Le président hongrois menacé de destitution : le parti au pouvoir en Hongrie modifie fondamentalement la constitution

Le président risque d’être destituéLe parti au pouvoir en Hongrie modifie fondamentalement la constitution

Le président hongrois Sulyok (à g.) félicite le Premier ministre hongrois pour sa victoire en mai. Politiquement, il soutient toutefois clairement l’ancien Premier ministre Orban. (Photo : Picture Alliance/Agence de presse Xinhua)

Après des décennies sous le régime d’Orban, le nouveau gouvernement souhaite faire beaucoup de choses différemment. Le parti du Premier ministre magyar introduit des limites d’âge pour les juges constitutionnels et limite la durée du mandat au Parlement. Quelque chose devrait également changer pour le président Sulyok : s’il ne coopère pas, il perdra son emploi.

Le parlement hongrois a adopté un amendement constitutionnel qui prévoit, entre autres, la destitution du président Tamas Sulyok. Le nouveau Premier ministre Peter Magyar a accusé Sulyok de soutenir la politique de l’ancien chef du gouvernement Viktor Orban, qui a été rejeté en avril. 139 parlementaires ont voté en faveur des changements, créant ainsi la majorité nécessaire des deux tiers. Six se sont abstenus. La faction du parti Fidesz d’Orban est restée à l’écart du vote en signe de protestation.

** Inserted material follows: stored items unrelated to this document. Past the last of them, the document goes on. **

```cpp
static int run_sweep(Context &c, const SweepCall &call, CallClock &clk) {
    SweepCall s = call;
    if (s.acq == TGP_ACQ_MES) s.mes = MesArgs{c.d_mes, c.mes_S, c.noise * (c.y_std * c.y_std)};
    const SweepPath path = sweep_path(c, c.M);
    int rc = path == SweepPath::General ? ensure_workspace(c) : ensure_small_workspace(c);
    if (rc != TGP_OK) return rc;
    const bool front = path == SweepPath::General && s.may_use_front && c.pre.gen == c.fit_gen && c.pre.cand == c.d_cand &&
                       c.pre.M == c.M && c.pre.Mpad == c.ws_Mpad && c.pre.launch_rows == c.launch_rows && c.pre.chunk == c.chunk;
    c.pre.front = false;
    c.last_sweep_f64 = path != SweepPath::General || c.dtype == TGP_F64;
    c.prune_state = -1;
    c.prune_lbset = c.prune_surv = 0;
    c.prune_screen = -1;
    if ((rc = call_begin(c, clk)) != TGP_OK) return rc;
    hipError_t le;
    if (path == SweepPath::OneLaunch) {
        le = launch_mid_sweep(c, s);
    } else if (path == SweepPath::OneWorkgroup) {
        le = launch_small_sweep(c, s);
        if (le == hipSuccess) le = launch_argmax_final(c, s);
    } else {
        le = launch_sweep(c, s, front);
    }
    if (le != hipSuccess) return hip_fail(c, le, "launch_sweep");
    return winner_mark(c, s);
}

struct SweepRecord { double bv = 0.0; long long bi[2] = {0, 0}; };
static int sweep_queue_return(Context &c, bool zc, int acq, SweepRecord &r, CallClock *clk, double *mu, double *sigma, double *acq_out) {
    if (!zc) {
        if (acq != TGP_ACQ_NONE) API_HIP(hipMemcpyAsync(&r.bv, c.d_best, sizeof(double), hipMemcpyDeviceToHost, c.stream), "D2H best");
        API_HIP(hipMemcpyAsync(r.bi, c.d_besti, 2 * sizeof(long long), hipMemcpyDeviceToHost, c.stream), "D2H besti");
        API_HIP(hipMemsetAsync(c.d_besti, 0, 4 * sizeof(long long), c.stream), "memset counters");
    }
    if (clk) API_MEM(call_stop(c, *clk));
    const size_t bytes = (size_t)c.M * sizeof(double);
// ... 1283 lines not shown
        if (last_sweep_ms) *last_sweep_ms = h->host->last_sweep_ms;
        return TGP_OK;
    }
    Context &c = h->c;
    prof_collect(c);
    if (trmm_launches) *trmm_launches = c.trmm_launches;
    if (trmm_ms) *trmm_ms = c.trmm_ms;
    if (kstar_launches) *kstar_launches = c.kstar_launches;
    if (kstar_ms) *kstar_ms = c.kstar_ms;
    if (last_fit_ms) *last_fit_ms = c.last_fit_ms;
    if (last_sweep_ms) *last_sweep_ms = c.last_sweep_ms;
    return TGP_OK;
} TGP_CATCH

int tgp_last_timings(tgp_handle h, double *out, int64_t n) try {
    if (!h) return TGP_BAD_ARG;
    if (h->host) {
        if (!out || n < 1) { h->host->err = "tgp_last_timings: need out and n >= 1"; return TGP_BAD_ARG; }
        for (int64_t i = 0; i < n; ++i) out[i] = i == 0 ? h->host->last_fit_ms : (i == 1 ? h->host->last_sweep_ms : (i == 6 ? 1.0 : (i == 12 || i == 16 ? -1.0 : 0.0)));
        return TGP_OK;
    }
    Context &c = h->c;
    if (!out || n < 1) return fail(c, TGP_BAD_ARG, "tgp_last_timings: need out and n >= 1");
    double v[18] = {c.last_fit_ms, c.last_sweep_ms, c.last_grad_ms[0], c.last_grad_ms[1], c.last_grad_ms[2], c.trmm_flops,
                    (double)c.last_sweep_f64, 0.0, 0.0, 0.0, 0.0, 0.0, (double)c.prune_state, (double)c.prune_lbset,
                    (double)c.prune_surv, c.last_cov_ms, (double)c.prune_screen, c.screen_ms};
    if (c.h_bell && c.h_bell[1]) {
        const unsigned long long t0 = c.h_bell[1];
        const int src[5] = {3, 4, 5, 6, 2};
        for (int k = 0; k < 5; ++k) v[7 + k] = c.h_bell[src[k]] >= t0 ? (double)(c.h_bell[src[k]] - t0) * 1e-2 : 0.0;
    }
    for (int64_t i = 0; i < n; ++i) out[i] = i < 18 ? v[i] : 0.0;
    return TGP_OK;
} TGP_CATCH

int tgp_sweep_geometry(tgp_handle h, int64_t *chunk, int64_t *n_padded) try {
    if (!h) return TGP_BAD_ARG;
    if (h->host) { if (chunk) *chunk = 16; if (n_padded) *n_padded = h->host->N; return TGP_OK; }
    if (chunk) *chunk = h->c.chunk;
    if (n_padded) *n_padded = h->c.Np;
    return TGP_OK;
} TGP_CATCH

}
```

turbo_amd/csrc/tgp_internal.hpp:

```cpp
#pragma once
#include <hip/hip_runtime.h>
#include <stdint.h>

#include <string>
#include <vector>

#include "../../include/turbogp.h"
#include "dev_mem.hpp"
#include "doorbell.hpp"
#include "lds_opt_in.hpp"
#include "mes_math.hpp"
#include "tuning.hpp"

namespace tgp {


constexpr int NB = 64;
constexpr int NPAD = 256;
constexpr int SW_BM = 128;
constexpr int SW_BN = 128;
constexpr int KS_JS = 8;
constexpr int FIN_BLOCK = 256;
constexpr int CONTRACT_MIN_WGS = 512;
constexpr int SCREEN_MIN_WGS = 1024;
// ... 111 lines not shown
    int64_t fit_gen_src = -1;

    bool small = false;
    int64_t linv_extent = 0;
    Pin<double> h_pin_in{hipHostMallocMapped | hipHostMallocCoherent};
    Pin<double> h_pin_out{hipHostMallocMapped | hipHostMallocCoherent};
    Pin<double> h_pin_cand{hipHostMallocMapped};
    Pin<uint32_t> h_mt_words{hipHostMallocDefault, false};
    Ev ev_mt[2];
    Pin<unsigned long long> h_bell{hipHostMallocMapped | hipHostMallocCoherent};
    unsigned long long bell_seq = 0;
    Dev<unsigned> d_ticket;
    Dev<double> d_sfg;

    const double *d_cand = nullptr;
    Dev<double> d_cand_owned;
    int64_t M = 0;

    int64_t chunk = 0;
    int64_t launch_rows = 0;
    int prune_state = -1;
    int64_t prune_lbset = 0, prune_surv = 0;
    int64_t prune_screen = -1;
    double screen_ms = 0.0;
    Dev<double> d_bval;
    Dev<long long> d_bidx;
    double *d_winner = nullptr;
    int64_t winner_offset = 0;
    Ev ev_winner;
    bool winner_recorded = false;
    Dev<double> d_best;
    Dev<long long> d_besti;

    bool profiling = false;
    std::vector<Ev> ev_pool;
    size_t ev_used = 0;
    std::vector<ProfSeg> segs;
    int64_t trmm_launches = 0, kstar_launches = 0;
    double trmm_ms = 0.0, kstar_ms = 0.0;
    double trmm_flops = 0.0;
    double last_fit_ms = 0.0, last_sweep_ms = 0.0;
    int last_sweep_f64 = -1;
};

hipStream_t private_fit_begin(int device, bool may_borrow);
void private_fit_end(int device, bool held);
// ... 170 lines not shown
```

turbo_amd/csrc/tuning.hpp:

```cpp
#pragma once
#include <stdio.h>
#include <stdlib.h>
#include <string.h>

#include <string>

namespace tgp {
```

Pour que le nouveau règlement entre en vigueur, Sulyok doit le contresigner. S’il refusait, Magyar le menaçait d’une procédure de destitution. Cela devrait être demandé par le Parlement à la majorité des deux tiers et approuvé par la Cour constitutionnelle.

Magyar a décrit Sulyok comme la « marionnette » d’Orban et a déclaré que son parti de centre-droit, Tisza, avait reçu un mandat clair pour restructurer l’État lorsqu’il avait remporté les élections en avril. « Ce serait une trahison de la nation hongroise si nous ne modifiions pas cette constitution. » Si Sulyok ne signe pas la loi dans les cinq jours, le Parlement entamera une procédure de destitution.

Amnesty met en garde contre un dangereux précédent

Récemment, cependant, les critiques se sont multipliées selon lesquelles la suppression de Sulyok pourrait créer un dangereux précédent. L’organisation de défense des droits humains Amnesty International a également déclaré que Sulyok avait droit à une procédure régulière. Le parti Fidesz a qualifié les actions de Magyar d’« autocratiques » – une accusation qui a souvent été formulée contre Orban pendant son mandat.

En réponse aux inquiétudes, Magyar a déclaré fin juin qu’il n’était « pas approprié d’ignorer la volonté démocratique du peuple et le mandat ». Le gouvernement a déclaré que Sulyok avait subi une « grave perte de confiance ». Selon une enquête réalisée en mai par l’institut de recherche 21 Research Center, 67 pour cent des électeurs hongrois souhaitent la démission de Sulyok.

En cas de vacance du poste de président, la présidente du Parlement, Agnès Forsthoffer, reprendrait temporairement ses fonctions jusqu’à ce qu’un successeur soit trouvé. En Hongrie, le chef de l’Etat est élu par le Parlement pour cinq ans.

L’amendement constitutionnel prévoit également que les fonctions des juges constitutionnels prennent fin automatiquement lorsqu’ils atteignent l’âge de 70 ans. Cela concerne actuellement 4 des 15 juges constitutionnels, dont le président Peter Polt, qui serait un loyaliste d’Orban.

Orban ne pouvait plus se présenter

Les changements constitutionnels prévoient également de limiter la durée du mandat des députés à douze ans. Le règlement entrera en vigueur à partir des prochaines élections législatives de 2030. Il interdirait par exemple à Orban de se présenter à nouveau aux élections parlementaires. Il a été député sans interruption depuis 1990 jusqu’à aujourd’hui. Cependant, il n’a pas repris le mandat qu’il avait remporté en tant que premier candidat de son parti Fidesz lors des élections d’avril de cette année.

À la mi-juin, le parti bourgeois magyar Tisza, avec sa majorité des deux tiers au Parlement, a adopté un amendement constitutionnel limitant le mandat du Premier ministre à huit ans. Cela empêche Orban de redevenir chef du gouvernement. Il a gouverné de 1998 à 2002 et de 2010 jusqu’à son élimination. Les Magyars ne peuvent donc être réélus qu’une seule fois au maximum.

Magyar et son parti Tisza envisagent également d’élaborer une toute nouvelle constitution qui remplacera la « Loi fondamentale » introduite par Orban. Il a accusé Orban d’avoir entièrement adapté ce projet de loi aux besoins de pouvoir de son parti.